:: Work required ::
Using the data below, copy every line that contains the word "models".

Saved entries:
- Opening Delimiter -

diff --git a/csrc/kernels/bn_act.hip b/csrc/kernels/bn_act.hip
--- a/csrc/kernels/bn_act.hip
+++ b/csrc/kernels/bn_act.hip
@@ -638,4 +638,216 @@
                        coef + C, coef + 2 * C, dx, nodres, nvec, C, nobits);
 }
 
-}
+constexpr int kPoolU = 7;
+
+__global__ __launch_bounds__(256) void pool_tail_fwd_kernel(const uint16_t* __restrict__ z,
+                                                            const uint16_t* __restrict__ res,
+                                                            const float* __restrict__ scale,
+                                                            const float* __restrict__ shift, int64_t nthr, int HW,
+                                                            int C, float inv_hw, uint16_t* __restrict__ pooled,
+                                                            uint8_t* __restrict__ mb) {
+  const int64_t t = static_cast<int64_t>(blockIdx.x) * blockDim.x + threadIdx.x;
+  if (t >= nthr) return;
+  const int cvec = C / 8;
+  const int64_t n = t / cvec;
+  const int cg = static_cast<int>(t - n * cvec);
+  float sc[8], sh[8], acc[8] = {0, 0, 0, 0, 0, 0, 0, 0};
+  load8(scale, cg * 8, sc);
+  load8(shift, cg * 8, sh);
+  auto one = [&](int64_t v, float (&a)[8], const float (&b)[8]) {
+    unsigned bits = 0;
+#pragma unroll
+    for (int j = 0; j < 8; ++j) {
+      float o = a[j] * sc[j] + sh[j];
+      o += b[j];
+      o = o > 0.f ? o : 0.f;
+      bits |= (o > 0.f ? 1u : 0u) << j;
+      acc[j] += bf16_to_f32(f32_to_bf16(o));
+    }
+    mb[v] = static_cast<uint8_t>(bits);
+  };
+  int64_t v = n * HW * cvec + cg;
+  int p = 0;
+  for (; p + kPoolU <= HW; p += kPoolU, v += static_cast<int64_t>(kPoolU) * cvec) {
+    float a[kPoolU][8], b[kPoolU][8];
+#pragma unroll
+    for (int u = 0; u < kPoolU; ++u) {
+      load8(z, (v + static_cast<int64_t>(u) * cvec) * 8, a[u]);
+      load8(res, (v + static_cast<int64_t>(u) * cvec) * 8, b[u]);
+    }
+#pragma unroll
+    for (int u = 0; u < kPoolU; ++u) one(v + static_cast<int64_t>(u) * cvec, a[u], b[u]);
+  }
+  for (; p < HW; ++p, v += cvec) {
+    float a[8], b[8];
+    load8(z, v * 8, a);
+    load8(res, v * 8, b);
+    one(v, a, b);
+  }
+#pragma unroll
+  for (int j = 0; j < 8; ++j) acc[j] *= inv_hw;
+  store8(pooled, t * 8, acc);
+}
+
+__device__ __forceinline__ void pool_grad8(const uint16_t* __restrict__ gp, int64_t i, float inv_hw, float (&g)[8]) {
+  load8(gp, i, g);
+#pragma unroll
+  for (int j = 0; j < 8; ++j) g[j] = bf16_to_f32(f32_to_bf16(g[j] * inv_hw));
+}
+
+inline int pool_tail_ipb(int64_t N, int C) {
+  const int slots = red_geom(C).rows_it;
+  const int64_t g = std::min<int64_t>((N + slots - 1) / slots, 2048);
+  return static_cast<int>((N + g - 1) / g);
+}
+int pool_tail_blocks(int64_t N, int C) {
+  const int ipb = pool_tail_ipb(N, C);
+  return static_cast<int>((N + ipb - 1) / ipb);
+}
+
+__global__ __launch_bounds__(256) void pool_tail_bwd_stats_kernel(const uint16_t* __restrict__ gp,
+                                                                  const uint8_t* __restrict__ mb,
+                                                                  const uint16_t* __restrict__ z,
+                                                                  const float* __restrict__ mean,
+                                                                  const float* __restrict__ invstd, int64_t N,
+                                                                  int HW, int C, int ipb, float inv_hw,
+                                                                  float* __restrict__ pd, float* __restrict__ px) {
+  __shared__ float lds_d[256 * 8];
+  __shared__ float lds_x[256 * 8];
+  const RedGeom gm = red_geom(C);
+  const int t = threadIdx.x;
+  const int cg = t % gm.tpr + blockIdx.y * kRedTpr;
+  const int slot = t / gm.tpr;
+  const int cvec = C / 8;
+  const int64_t nb = static_cast<int64_t>(blockIdx.x) * ipb;
+  const int64_t ne = nb + ipb < N ? nb + ipb : N;
+  float sd[8] = {0, 0, 0, 0, 0, 0, 0, 0}, sx[8] = {0, 0, 0, 0, 0, 0, 0, 0};
+  if (cg < cvec) {
+    float mu[8], is[8];
+    load8(mean, cg * 8, mu);
+    load8(invstd, cg * 8, is);
+    for (int64_t n = nb + slot; n < ne; n += gm.rows_it) {
+      float g[8];
+      pool_grad8(gp, (n * cvec + cg) * 8, inv_hw, g);
+      auto acc = [&](const float (&xv)[8], unsigned bits) {
+#pragma unroll
+        for (int j = 0; j < 8; ++j) {
+          const float gj = (bits >> j) & 1u ? g[j] : 0.f;
+          sd[j] += gj;
+          sx[j] += gj * (xv[j] - mu[j]) * is[j];
+        }
+      };
+      int64_t v = n * HW * cvec + cg;
+      int p = 0;
+      for (; p + kPoolU <= HW; p += kPoolU, v += static_cast<int64_t>(kPoolU) * cvec) {
+        float xv[kPoolU][8];
+        unsigned bits[kPoolU];
+#pragma unroll
+        for (int u = 0; u < kPoolU; ++u) {
+          load8(z, (v + static_cast<int64_t>(u) * cvec) * 8, xv[u]);
+          bits[u] = mb[v + static_cast<int64_t>(u) * cvec];
+        }
+#pragma unroll
+        for (int u = 0; u < kPoolU; ++u) acc(xv[u], bits[u]);
+      }
+      for (; p < HW; ++p, v += cvec) {
+        float xv[8];
+        load8(z, v * 8, xv);
+        acc(xv, mb[v]);
+      }
+    }
+  }
+#pragma unroll
+  for (int j = 0; j < 8; ++j) {
+    lds_d[t * 8 + j] = sd[j];
+    lds_x[t * 8 + j] = sx[j];
+  }
+  __syncthreads();
+  if (slot == 0 && cg < cvec) {
+    for (int k = 1; k < gm.rows_it; ++k) {
+      const int src = (k * gm.tpr + t) * 8;
+#pragma unroll
+      for (int j = 0; j < 8; ++j) {
+        sd[j] += lds_d[src + j];
+        sx[j] += lds_x[src + j];
+      }
+    }
+    store8(pd, blockIdx.x * static_cast<int64_t>(C) + cg * 8, sd);
+    store8(px, blockIdx.x * static_cast<int64_t>(C) + cg * 8, sx);
+  }
+}
+
+__global__ __launch_bounds__(256) void pool_tail_bwd_apply_kernel(const uint16_t* __restrict__ gp,
+                                                                  const uint8_t* __restrict__ mb,
+                                                                  const uint16_t* __restrict__ z,
+                                                                  const float* __restrict__ ca,
+                                                                  const float* __restrict__ cb,
+                                                                  const float* __restrict__ cc, int64_t nthr, int HW,
+                                                                  int C, float inv_hw, uint16_t* __restrict__ dz,
+                                                                  uint16_t* __restrict__ dres) {
+  const int64_t t = static_cast<int64_t>(blockIdx.x) * blockDim.x + threadIdx.x;
+  if (t >= nthr) return;
+  const int cvec = C / 8;
+  const int64_t n = t / cvec;
+  const int cg = static_cast<int>(t - n * cvec);
+  float A[8], B[8], Cc[8], g[8];
+  load8(ca, cg * 8, A);
+  load8(cb, cg * 8, B);
+  load8(cc, cg * 8, Cc);
+  pool_grad8(gp, t * 8, inv_hw, g);
+  auto one = [&](int64_t v, float (&xv)[8], unsigned bits) {
+    float gm[8];
+#pragma unroll
+    for (int j = 0; j < 8; ++j) gm[j] = (bits >> j) & 1u ? g[j] : 0.f;
+    store8(dres, v * 8, gm);
+#pragma unroll
+    for (int j = 0; j < 8; ++j) xv[j] = A[j] * gm[j] + B[j] * xv[j] + Cc[j];
+    store8(dz, v * 8, xv);
+  };
+  int64_t v = n * HW * cvec + cg;
+  int p = 0;
+  for (; p + kPoolU <= HW; p += kPoolU, v += static_cast<int64_t>(kPoolU) * cvec) {
+    float xv[kPoolU][8];
+    unsigned bits[kPoolU];
+#pragma unroll
+    for (int u = 0; u < kPoolU; ++u) {
+      load8(z, (v + static_cast<int64_t>(u) * cvec) * 8, xv[u]);
+      bits[u] = mb[v + static_cast<int64_t>(u) * cvec];
+    }
+#pragma unroll
+    for (int u = 0; u < kPoolU; ++u) one(v + static_cast<int64_t>(u) * cvec, xv[u], bits[u]);
+  }
+  for (; p < HW; ++p, v += cvec) {
+    float xv[8];
+    load8(z, v * 8, xv);
+    one(v, xv, mb[v]);
+  }
+}
+
+inline int pool_tail_grid(int64_t nthr) { return static_cast<int>((nthr + 255) / 256); }
+
+void launch_pool_tail_fwd(const uint16_t* z, const uint16_t* res, const float* coef, int64_t N, int HW, int C,
+                          uint16_t* pooled, uint8_t* mbits, hipStream_t s) {
+  const int64_t nthr = N * (C / 8);
+  if (nthr <= 0) return;
+  hipLaunchKernelGGL(pool_tail_fwd_kernel, dim3(pool_tail_grid(nthr)), dim3(256), 0, s, z, res, coef, coef + C, nthr,
+                     HW, C, static_cast<float>(1.0 / HW), pooled, mbits);
+}
+
+void launch_pool_tail_bwd_stats(const uint16_t* gp, const uint8_t* mbits, const uint16_t* z, const float* mean,
+                                const float* invstd, int64_t N, int HW, int C, float* part, hipStream_t s) {
+  const int G = pool_tail_blocks(N, C);
+  const int ctiles = (C / 8 + kRedTpr - 1) / kRedTpr;
+  hipLaunchKernelGGL(pool_tail_bwd_stats_kernel, dim3(G, ctiles), dim3(256), 0, s, gp, mbits, z, mean, invstd, N, HW,
+                     C, pool_tail_ipb(N, C), static_cast<float>(1.0 / HW), part, part + static_cast<int64_t>(G) * C);
+}
+
+void launch_pool_tail_bwd_apply(const uint16_t* gp, const uint8_t* mbits, const uint16_t* z, const float* coef,
+                                int64_t N, int HW, int C, uint16_t* dz, uint16_t* dres, hipStream_t s) {
+  const int64_t nthr = N * (C / 8);
+  if (nthr <= 0) return;
+  hipLaunchKernelGGL(pool_tail_bwd_apply_kernel, dim3(pool_tail_grid(nthr)), dim3(256), 0, s, gp, mbits, z, coef,
+                     coef + C, coef + 2 * C, nthr, HW, C, static_cast<float>(1.0 / HW), dz, dres);
+}
+
+}
diff --git a/ps_amd/knobs.py b/ps_amd/knobs.py
--- a/ps_amd/knobs.py
+++ b/ps_amd/knobs.py
@@ -13,6 +13,7 @@
     "fold_bn_ds": "the downsample BN's backward reduce as its own pass (epilogue 8 instead of 9)",
     "conv3_bwd_fused": "conv3's data + weight gradient as two GEMMs (dz3 through HBM)",
     "ds_bwd_fused": "the downsample's data + weight gradient as apply pass + two GEMMs",
+    "pool_tail": "the last block's output stored and pooled by global_avg_pool, its bn3 backward from the expanded gradient",
     "weight_prep": "backward weight layouts built per block instead of in one launch per forward",
     "pool_bn_bwd": "stem max-pool backward and BN backward as separate passes",
     "stem_bwd_fused": "stem weight gradient reading a materialised dz",
diff --git a/ps_amd/models/resnet.py b/ps_amd/models/resnet.py
--- a/ps_amd/models/resnet.py
+++ b/ps_amd/models/resnet.py
@@ -93,9 +93,12 @@
             x = stem_bn_relu_maxpool(x, self.conv1, self.bn1)
         else:
             x = self.maxpool(self.relu(self.bn1(self.conv1(x))))
+        last = None
         with deferred_bn_counters():
             if self.fused_bn and self.training and x.is_cuda:
                 blks = self._blocks()
+                last = blks[-1]
+                last._pool_out = True
                 prepare_backward_weights(blks)
                 on = knobs.enabled("block_out")
                 h, w = x.shape[2], x.shape[3]
@@ -104,8 +107,14 @@
                     h, w = (h - 1) // s + 1, (w - 1) // s + 1
                     a._defer_out = (on and b is not None and b.fuse_block
                                     and resp_consumer_ok(b, x.shape[0] * h * w))
-            x = self.layer4(self.layer3(self.layer2(self.layer1(x))))
-        if self.fused_bn:
+            try:
+                x = self.layer4(self.layer3(self.layer2(self.layer1(x))))
+            finally:
+                if last is not None:
+                    last._pool_out = False
+        if x.dim() == 2:
+            pass
+        elif self.fused_bn:
             x = global_avg_pool(x)
         else:
             x = torch.flatten(self.avgpool(x), 1)
diff --git a/ps_amd/ops/convgemm.py b/ps_amd/ops/convgemm.py
--- a/ps_amd/ops/convgemm.py
+++ b/ps_amd/ops/convgemm.py
@@ -186,6 +186,10 @@
     return knobs.enabled("fold_bn_ds")
 
 
+def pool_tail_ok(blk: nn.Module) -> bool:
+    return bool(getattr(blk, "_pool_out", False)) and blk.downsample is None and knobs.enabled("pool_tail")
+
+
 def _conv1_dgrad_epi(downsample: bool, stride: int, fold: bool, producer_ds: bool) -> Epi:
     if downsample:
         if stride == 2:
@@ -238,7 +242,10 @@
             md, idd, cfd = _finalize(pd, kd, n * oh * ow, bnd)
         else:
             zd = md = idd = None
-        if (getattr(blk, "_defer_out", False) and getattr(_tls, "pending", None) is not None
+        ctx.pooled = pool_tail_ok(blk)
+        if ctx.pooled:
+            out, obits = nat.pool_tail_fwd(z3, cf3, x2, oh * ow)
+        elif (getattr(blk, "_defer_out", False) and getattr(_tls, "pending", None) is not None
                 and _resp_enabled()):
             out = torch.empty_like(z3)
             obits = torch.empty(z3.numel() // 8, dtype=torch.uint8, device=z3.device)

- Closing Delimiter -

:: Result ::
diff --git a/ps_amd/models/resnet.py b/ps_amd/models/resnet.py
--- a/ps_amd/models/resnet.py
+++ b/ps_amd/models/resnet.py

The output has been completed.